Este ano, o projeto apresentou ao público um recorte abrangente do design independente europeu, mesclando trabalhos de nomes consagrados com uma seleção de talentos emergentes, que operam nas mais variadas áreas. Da tecnologia, passando pelos materiais, pela produção sustentável e prática social, entre outras. Explorando o frescor e a exuberância da vegetação local, a dupla expandiu as experiências gastronômicas e de convivência do programa, transformando a atração empermanente festa ao ar livre.

<b>EIXO CENTRAL</b>

Reconecte-se. Com você mesmo. Com as pessoas ao seu redor, com seus objetos, móveis e, sobretudo, com o seu planeta. E, sempre, da forma mais sustentável possível. Não soa exagerado dizer que o desejo de reconexão, após os últimos anos, parece funcionar como eixo central em torno do qual gravitou a maioria dos lançamentos apresentados durante a Semana de Design. Em muitas das coleções é possível detectar a clara preocupação dos designers em enfatizar a conexão do design com a qualidade de vida. E, consequentemente, entre o uso consciente das matérias-primas e a preservação dos recursos naturais.

Espelho das transformações em curso e de uma abordagem mais responsável do design, móveis parecem hoje ser pensados não apenas para responder a funções específicas, mas considerando, sobretudo, sua interação com as pessoas. Em meio a formas descontraídas, estofados mais flexíveis e cores vibrantes, o império dos tons neutros parece, ao menos por ora, superado. Mais do que oportunamente, o objeto sai do propósito teórico que lhe foi atribuído para, apenas e simplesmente, enriquecer a vida cotidiana.

Por último, e não menos importante, há um clima de evidente nostalgia no ar. E isso não se deve, exclusivamente, à memória dos 60 anos do Salão do Móvel ou à lembrança de tempos melhores. Na memória dos designers parece subsistir, em paralelo, um sentimento de bem-vinda rebeldia, presente, por exemplo, no desejo de glorificar móveis que, de alguma forma, representaram, ao longo da história, o anseio de desafiar os códigos existentes. De estimular a liberdade de escolha, sem, no entanto, impor um estilo de vida.

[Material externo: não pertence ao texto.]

#include <algorithm>
#include <type_traits>
#include <atomic>

namespace mvlm {

namespace {

using namespace epi;
constexpr int kMaxHSlots = 4;
constexpr int kMaxWSlots = 12;
constexpr int kPoolBytes = 198 * 1024;

struct __align__(8) Barriers {
  uint64_t h_full[kMaxHSlots];
  uint64_t h_empty[kMaxHSlots];
  uint64_t w_full[kMaxWSlots];
  uint64_t w_empty[kMaxWSlots];
  uint64_t t_full[2];
  uint64_t t_empty[2];
  uint32_t tmem_base;
};
static_assert(sizeof(Barriers) <= 512, "barrier block");

struct EpiParams {
  float bias[kMaxCout];
  float mid_s[kMaxCout];
  float mid_t[kMaxCout];
  float pre_s[kMaxCout];
  float pre_t[kMaxCout];
  float post_s[kMaxCout];
  float post_t[kMaxCout];
};

constexpr int kSmemBytes = kPoolBytes + kEpiWarps * kStageFloats * 4 + 512 + static_cast<int>(sizeof(EpiParams)) +
                           1024 ;
static_assert(kSmemBytes <= 227 * 1024, "shared memory budget");

__device__ __forceinline__ TileCoord decode_tile(const ConvParams& p, int t) {
  TileCoord c;
  c.mt = t % p.n_nt;
  int r = t / p.n_nt;
  c.tx = r % p.tiles_x;
  r /= p.tiles_x;
  c.ty = r % p.tiles_y;
  c.img = r / p.tiles_y;
  return c;
}

struct TileIter {
  TileCoord c, d;
  int n_nt, tiles_x, tiles_y;
  __device__ __forceinline__ TileIter(const ConvParams& p, int t_begin, int t_step)
      : c(decode_tile(p, t_begin)), d(decode_tile(p, t_step)), n_nt(p.n_nt), tiles_x(p.tiles_x), tiles_y(p.tiles_y) {}
  __device__ __forceinline__ void next() {
    c.mt += d.mt;
    int carry = c.mt >= n_nt ? 1 : 0;
    c.mt -= carry ? n_nt : 0;
    c.tx += d.tx + carry;
    carry = c.tx >= tiles_x ? 1 : 0;
    c.tx -= carry ? tiles_x : 0;
    c.ty += d.ty + carry;
    carry = c.ty >= tiles_y ? 1 : 0;
    c.ty -= carry ? tiles_y : 0;
    c.img += d.img + carry;
  }
};

template <int F>
__global__ void __launch_bounds__(kThreads, 1) conv_umma_kernel(const __grid_constant__ ConvParams p) {
  constexpr bool ARGMAX = (F & F_ARGMAX) != 0;
  extern __shared__ uint8_t smem_raw[];
  const uint32_t raw_addr = ptx::smem_u32(smem_raw);
  uint8_t* smem = smem_raw + ((1024u - (raw_addr & 1023u)) & 1023u);
  uint8_t* h_slots = smem;
  uint8_t* w_slots = smem + p.n_hslots * p.h_slot_bytes;
  float* stage_all = reinterpret_cast<float*>(smem + kPoolBytes);
  Barriers* bar = reinterpret_cast<Barriers*>(reinterpret_cast<uint8_t*>(stage_all) + kEpiWarps * kStageFloats * 4);
  EpiParams* ep = reinterpret_cast<EpiParams*>(reinterpret_cast<uint8_t*>(bar) + 512);

  const int warp = threadIdx.x >> 5;
  const int lane = threadIdx.x & 31;

  const ConvShape& s = p.s;
  const ConvEpilogue& e = p.e;
  const int n_chunks = (s.cin + 63) >> 6;
  const int n_hslots = p.n_hslots, n_wslots = p.n_wslots;
  const int halo_px = kTileW + s.kw - 1;
  const int halo_rows = p.tile_h + s.kh - 1;
  constexpr bool M64 = (F & F_M64) != 0;
  constexpr bool STAT = (F & F_STAT) != 0;
  constexpr int kM = M64 ? 64 : kMTile;
  const int w_rows = s.cout_pad < kM ? s.cout_pad : kM;
  const int mma_m = M64 ? (s.cout_pad <= 32 ? 32 : 64) : kMTile;
  const uint32_t w_tap_bytes = M64 ? 64u * 128u : ((static_cast<uint32_t>(w_rows) * 128u + 1023u) & ~1023u);
  const uint32_t w_slot_bytes = w_tap_bytes * static_cast<uint32_t>(M64 ? s.kh : 1);
  const bool w_stat = p.w_stationary != 0;

  int t_begin, t_end, t_step;
  if (ARGMAX) {
    const int per = (p.total_tiles + gridDim.x - 1) / gridDim.x;
    t_begin = blockIdx.x * per;
    t_end = min(p.total_tiles, t_begin + per);
    t_step = 1;
  } else {
    t_begin = blockIdx.x; t_end = p.total_tiles; t_step = gridDim.x;
  }

  for (int i = threadIdx.x; i < s.cout_pad; i += kThreads) {
    ep->bias[i] = e.bias ? e.bias[i] : 0.f;
    ep->mid_s[i] = e.mid_scale ? e.mid_scale[i] : (e.aux_scale ? e.aux_scale[i] : 1.f);
    ep->mid_t[i] = e.mid_scale ? e.mid_shift[i] : (e.aux_shift ? e.aux_shift[i] : 0.f);
    ep->pre_s[i] = e.out_pre ? e.pre_scale[i] : 0.f;
    ep->pre_t[i] = e.out_pre ? e.pre_shift[i] : 0.f;
    ep->post_s[i] = e.out_post ? e.post_scale[i] : 0.f;
    ep->post_t[i] = e.out_post ? e.post_shift[i] : 0.f;
  }
  if (warp == 0 && lane == 0) {
    ptx::tma_prefetch_desc(&p.tm_a);
    ptx::tma_prefetch_desc(&p.tm_b);
    if (p.tail) { ptx::tma_prefetch_desc(&p.tm_a2); ptx::tma_prefetch_desc(&p.tm_b2); }
    if (F & F_RES1) ptx::tma_prefetch_desc(&p.tm_r1);
    if (F & F_RES2) ptx::tma_prefetch_desc(&p.tm_r2);
    if (F & F_UP) ptx::tma_prefetch_desc(&p.tm_up);
    for (int i = 0; i < n_hslots; ++i) {
      ptx::mbar_init(&bar->h_full[i], 1);
      ptx::mbar_init(&bar->h_empty[i], 1);
    }
    for (int i = 0; i < n_wslots; ++i) {
      ptx::mbar_init(&bar->w_full[i], 1);
      ptx::mbar_init(&bar->w_empty[i], 1);
    }
    for (int i = 0; i < 2; ++i) {
      ptx::mbar_init(&bar->t_full[i], 1);
      ptx::mbar_init(&bar->t_empty[i], kEpiWarps);
    }
    ptx::fence_mbar_init();
  }
  if (warp == 1) {
    ptx::tmem_alloc(&bar->tmem_base, 512);
    ptx::tmem_relinquish();
  }
  ptx::tc_fence_before();
  __syncthreads();
  ptx::tc_fence_after();
  asm volatile("griddepcontrol.wait;" ::: "memory");
  asm volatile("griddepcontrol.launch_dependents;" ::: "memory");
  const uint32_t tmem_base = bar->tmem_base;
  const bool prof = p.prof != nullptr;
  const long long t_kernel0 = clock64();
  long long w0 = 0, w1 = 0;
  long long* const trace = (prof && blockIdx.x == 0) ? p.prof + kNumSMs * 8 : nullptr;
  int trace_i = 0;
#define MVLM_TRACE(slot)                                                                  \
  do {                                                                                    \
    if (trace && trace_i < kTraceTiles) trace[trace_i * 16 + (slot)] = clock64() - t_kernel0; \
  } while (0)

  if (warp == 0) {
    if (ptx::elect_one() && (p.debug_mode & 1) == 0) {
      int sh = 0;
      uint32_t ph = 0;
      TileIter it(p, t_begin, t_step);
      for (int t = t_begin; t < t_end; t += t_step, it.next()) {
        const TileCoord tc = it.c;
        const int x0 = tc.tx * kTileW + s.x_off0;
        const int y0 = tc.ty * p.tile_h + s.y_off0;
        for (int c = 0; c < n_chunks; ++c) {
          const bool is_tail = p.tail != 0 && c == n_chunks - 1;
          const uint32_t row_b = is_tail ? static_cast<uint32_t>(p.tail) * 2u : 128u;
          timed_wait(&bar->h_empty[sh], ph ^ 1, prof, w0);
          ptx::mbar_expect_tx(&bar->h_full[sh], static_cast<uint32_t>(halo_rows * halo_px) * row_b);
          ptx::tma_load_4d(is_tail ? &p.tm_a2 : &p.tm_a, &bar->h_full[sh], h_slots + sh * p.h_slot_bytes, c * 64, x0, y0, tc.img);
          if (c == 0) MVLM_TRACE(0);
          if (++sh == n_hslots) { sh = 0; ph ^= 1; }
        }
        if constexpr ((F & (F_RES1 | F_RES2 | F_UP)) != 0) {
          const int xa = tc.tx * kTileW, ya = tc.ty * p.tile_h, c_lo = tc.mt * kM;
          if (F & F_RES1) ptx::tma_prefetch_l2_4d(&p.tm_r1, c_lo, xa, ya, tc.img);
          if (F & F_RES2) ptx::tma_prefetch_l2_4d(&p.tm_r2, c_lo, xa, ya, tc.img);
          if (F & F_UP) ptx::tma_prefetch_l2_4d(&p.tm_up, c_lo, xa >> 1, ya >> 1, tc.img);
        }
        ++trace_i;
      }
      if (prof) { p.prof[blockIdx.x * 8 + 0] = w0; p.prof[blockIdx.x * 8 + 7] = clock64() - t_kernel0; }
    }
  } else if (warp == 10) {
    if (ptx::elect_one() && (p.debug_mode & 1) == 0) {
      int sw = 0;
      uint32_t pw = 0;
      for (int t = t_begin; t < t_end; t += t_step) {
        const int mt = t % p.n_nt;
        for (int c = 0; c < n_chunks; ++c) {
          const bool is_tail = p.tail != 0 && c == n_chunks - 1;
          const void* tmb = is_tail ? &p.tm_b2 : &p.tm_b;
          const uint32_t row_b = is_tail ? static_cast<uint32_t>(p.tail) * 2u : 128u;
          const uint32_t wb = static_cast<uint32_t>(w_rows) * row_b;
          if constexpr (M64) {
            for (int kx = 0; kx < s.kw; ++kx) {
              if (!w_stat) timed_wait(&bar->w_empty[sw], pw ^ 1, prof, w1);
              ptx::mbar_expect_tx(&bar->w_full[sw], wb * static_cast<uint32_t>(s.kh));
              for (int ky = 0; ky < s.kh; ++ky)
                ptx::tma_load_2d(tmb, &bar->w_full[sw], w_slots + sw * w_slot_bytes + ky * w_tap_bytes,
                                 (kx * s.kh + ky) * s.cin + c * 64, mt * kM);
              if (++sw == n_wslots) { sw = 0; pw ^= 1; }
            }
          } else
          for (int tap = 0; tap < s.kw * s.kh; ++tap) {
            if (!w_stat) timed_wait(&bar->w_empty[sw], pw ^ 1, prof, w1);
            ptx::mbar_expect_tx(&bar->w_full[sw], wb);
            ptx::tma_load_2d(tmb, &bar->w_full[sw], w_slots + sw * w_slot_bytes, tap * s.cin + c * 64, mt * kM);
            if (++sw == n_wslots) { sw = 0; pw ^= 1; }
          }
        }
        MVLM_TRACE(1);
        ++trace_i;
        if (w_stat) break;
      }
      if (prof) p.prof[blockIdx.x * 8 + 1] = w1;
    }
  } else if (warp == 1) {
    if (ptx::elect_one()) {
      const uint32_t idesc = ptx::umma_idesc_bf16(mma_m, p.tile_h * kTileW);
      const bool live = (p.debug_mode & 1) == 0;
      const int n_kx = s.kw, n_ky = s.kh;
      const uint32_t tail_row_b = p.tail ? static_cast<uint32_t>(p.tail) * 2u : 128u;
      const uint32_t tail_swz = !p.tail ? 2u : (p.tail == 16 ? 6u : 4u);
      const uint64_t a_hi_full = static_cast<uint64_t>(((8u * 128u) >> 4) | (1u << 14) | (2u << 29)) << 32;
      const uint64_t b_hi_full = static_cast<uint64_t>(((static_cast<uint32_t>(halo_px) * 128u) >> 4) | (1u << 14) | (2u << 29)) << 32;
      const uint64_t a_hi_tail = static_cast<uint64_t>(((8u * tail_row_b) >> 4) | (1u << 14) | (tail_swz << 29)) << 32;
      const uint64_t b_hi_tail = static_cast<uint64_t>(((static_cast<uint32_t>(halo_px) * tail_row_b) >> 4) | (1u << 14) | (tail_swz << 29)) << 32;
      const uint32_t h_lo0 = (ptx::smem_u32(h_slots) >> 4) | (1u << 16), h_step = static_cast<uint32_t>(p.h_slot_bytes) >> 4;
      const uint32_t w_lo0 = (ptx::smem_u32(w_slots) >> 4) | (1u << 16), w_step = w_slot_bytes >> 4;
      const int last_chunk = n_chunks - 1;
      const int nk_last = (s.cin - last_chunk * 64) >= 64 ? 4 : ((s.cin - last_chunk * 64) >> 4);
      int sh = 0, sw = 0;
      uint32_t ph = 0, pw = 0;
      int acc = 0;
      uint32_t pacc = 0;
      bool w_wait = live;
      for (int t = t_begin; t < t_end; t += t_step) {
        timed_wait(&bar->t_empty[acc], pacc ^ 1, prof, w1);
        ptx::tc_fence_after();
        MVLM_TRACE(2);
        const uint32_t d = tmem_base + static_cast<uint32_t>(acc * 256);
        uint32_t accumulate = 0;
        for (int c = 0; c < n_chunks; ++c) {
          const bool is_tail = p.tail != 0 && c == last_chunk;
          const int nk = c == last_chunk ? nk_last : 4;
          const uint32_t rb16 = (is_tail ? tail_row_b : 128u) >> 4;
          const uint64_t a_hi = is_tail ? a_hi_tail : a_hi_full;
          const uint64_t b_hi = is_tail ? b_hi_tail : b_hi_full;
          const uint32_t ky_step = static_cast<uint32_t>(halo_px) * rb16;
          if (live) timed_wait(&bar->h_full[sh], ph, prof, w0);
          if (c == 0) MVLM_TRACE(3);
          uint32_t x_col = h_lo0 + static_cast<uint32_t>(sh) * h_step;
          if (STAT && !w_wait && (nk == 4 || nk == 2 || nk == 1)) {
            auto taps = [&](auto nk_c, auto kk_c) __attribute__((always_inline)) {
              constexpr int NK = decltype(nk_c)::value;
              constexpr int KK = decltype(kk_c)::value;
              constexpr uint32_t kRb16 = NK * 2;
              const uint32_t tap16 = M64 ? (64u * 128u >> 4) : w_step;
              const uint32_t w_base = w_lo0 + static_cast<uint32_t>(c * KK * KK) * tap16;
#pragma unroll
              for (int tap = 0; tap < KK * KK; ++tap) {
                const uint32_t x_lo = x_col + static_cast<uint32_t>(((tap % KK) * (kTileW + KK - 1) + tap / KK)) * kRb16;
                const uint32_t w_lo = w_base + static_cast<uint32_t>(tap) * tap16;
#pragma unroll
                for (int k = 0; k < NK; ++k) {
                  const uint32_t en = (tap == 0 && k == 0) ? accumulate : 1u;
                  if constexpr (M64) ptx::umma_ws_bf16(d, a_hi | (w_lo + 2 * k), b_hi | (x_lo + 2 * k), idesc, en);
                  else ptx::umma_bf16(d, a_hi | (w_lo + 2 * k), b_hi | (x_lo + 2 * k), idesc, en);
                }
              }
              accumulate = 1;
            };
            using std::integral_constant;
            if constexpr (M64) {
              if (nk == 4) taps(integral_constant<int, 4>(), integral_constant<int, 3>());
              else if (nk == 2) taps(integral_constant<int, 2>(), integral_constant<int, 3>());
              else taps(integral_constant<int, 1>(), integral_constant<int, 3>());
            } else {
              if (nk == 4) taps(integral_constant<int, 4>(), integral_constant<int, 2>());
              else if (nk == 2) taps(integral_constant<int, 2>(), integral_constant<int, 2>());
              else taps(integral_constant<int, 1>(), integral_constant<int, 2>());
            }
          } else if constexpr (M64) {
            for (int kx = 0; kx < n_kx; ++kx, x_col += rb16) {
              if (w_wait) timed_wait(&bar->w_full[sw], w_stat ? 0u : pw, prof, w0);
              uint32_t x_lo = x_col;
              uint32_t w_lo = w_lo0 + static_cast<uint32_t>(sw) * w_step;
              for (int ky = 0; ky < n_ky; ++ky, x_lo += ky_step, w_lo += (w_tap_bytes >> 4)) {
                ptx::umma_ws_bf16(d, a_hi | w_lo, b_hi | x_lo, idesc, accumulate);
                if (nk == 4) {
                  ptx::umma_ws_bf16(d, a_hi | (w_lo + 2), b_hi | (x_lo + 2), idesc, 1u);
                  ptx::umma_ws_bf16(d, a_hi | (w_lo + 4), b_hi | (x_lo + 4), idesc, 1u);
                  ptx::umma_ws_bf16(d, a_hi | (w_lo + 6), b_hi | (x_lo + 6), idesc, 1u);
                } else {
                  for (int k = 1; k < nk; ++k) ptx::umma_ws_bf16(d, a_hi | (w_lo + 2 * k), b_hi | (x_lo + 2 * k), idesc, 1u);
                }
                accumulate = 1;
              }
              if (live && !w_stat) ptx::umma_commit(&bar->w_empty[sw]);
              if (++sw == n_wslots) { sw = 0; pw ^= 1; }
            }
          } else
          for (int kx = 0; kx < n_kx; ++kx, x_col += rb16) {
            uint32_t x_lo = x_col;
            for (int ky = 0; ky < n_ky; ++ky, x_lo += ky_step) {
              if (w_wait) timed_wait(&bar->w_full[sw], w_stat ? 0u : pw, prof, w0);
              const uint32_t w_lo = w_lo0 + static_cast<uint32_t>(sw) * w_step;
              auto mma = [&](int k, uint32_t en) __attribute__((always_inline)) {
                if constexpr (M64) ptx::umma_ws_bf16(d, a_hi | (w_lo + 2 * k), b_hi | (x_lo + 2 * k), idesc, en);
                else ptx::umma_bf16(d, a_hi | (w_lo + 2 * k), b_hi | (x_lo + 2 * k), idesc, en);
              };
              mma(0, accumulate);
              if (nk == 4) {
                mma(1, 1u); mma(2, 1u); mma(3, 1u);
              } else {
                for (int k = 1; k < nk; ++k) mma(k, 1u);
              }
              accumulate = 1;
              if (live && !w_stat) ptx::umma_commit(&bar->w_empty[sw]);
              if (++sw == n_wslots) { sw = 0; pw ^= 1; }
            }
          }
          if (live) ptx::umma_commit(&bar->h_empty[sh]);
          if (++sh == n_hslots) { sh = 0; ph ^= 1; }
        }
        ptx::umma_commit(&bar->t_full[acc]);
        MVLM_TRACE(4);
        ++trace_i;
        if (w_stat) w_wait = false;
        if (++acc == 2) { acc = 0; pacc ^= 1; }
      }
      if (prof) { p.prof[blockIdx.x * 8 + 2] = w0; p.prof[blockIdx.x * 8 + 3] = w1; p.prof[blockIdx.x * 8 + 4] = clock64() - t_kernel0; }
    }
  } else {
    float* stage = stage_all + (warp - 2) * kStageFloats;
    const ChannelParams cp = {ep->bias, ep->mid_s, ep->mid_t, ep->pre_s, ep->pre_t, ep->post_s, ep->post_t};
    int acc = 0;
    uint32_t pacc = 0;
    ArgmaxState am;
    EpiTrace tr;
    tr.trace = trace; tr.t0 = t_kernel0; tr.on = warp == 2 && lane == 0;
    TileIter it(p, t_begin, t_step);
    for (int t = t_begin; t < t_end; t += t_step, it.next()) {
      const TileCoord tc = it.c;
      tr.trace_i = trace_i;
      if (p.debug_mode & 2) {
        timed_wait(&bar->t_full[acc], pacc, prof, w0);
        ptx::tc_fence_after();
      } else {
        epilogue_tile<F>(s, e, p.tile_h, cp, tc, &bar->t_full[acc], pacc, tmem_base + static_cast<uint32_t>(acc * 256),
                         stage, warp - 2, warp & 3, lane, am, prof, w0, tr);
      }
      ptx::tc_fence_before();
      __syncwarp();
      if (lane == 0) ptx::mbar_arrive(&bar->t_empty[acc]);
      if (warp == 2 && lane == 0) MVLM_TRACE(6);
      ++trace_i;
      if (++acc == 2) { acc = 0; pacc ^= 1; }
    }
    epilogue_argmax_flush<F>(s, e, warp & 3, lane, am);
    if (prof && warp == 2 && lane == 0) { p.prof[blockIdx.x * 8 + 5] = w0; p.prof[blockIdx.x * 8 + 6] = clock64() - t_kernel0; }
  }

Como acontece, por exemplo, com a poltrona Bambola, (boneca, em italiano), de Mario Bellini, lançada pela B&B Italia, em 1972. Móvel que este ano ganhou, emblematicamente, uma versão mais sustentável, além de nova roupagem e cores. Além, é claro, de recorrentes menções à sua célebre campanha publicitária, que fez história na comunicação. Tudo por conta de um ensaio de Oliviero Toscani, que fotografou Donna Jordan, modelo conhecida por seu trabalho na legendária Factory, de Andy Warhol, interagindo com a poltrona. Deitada, recostada, ou simplesmente desfrutando de seu íntimo convívio.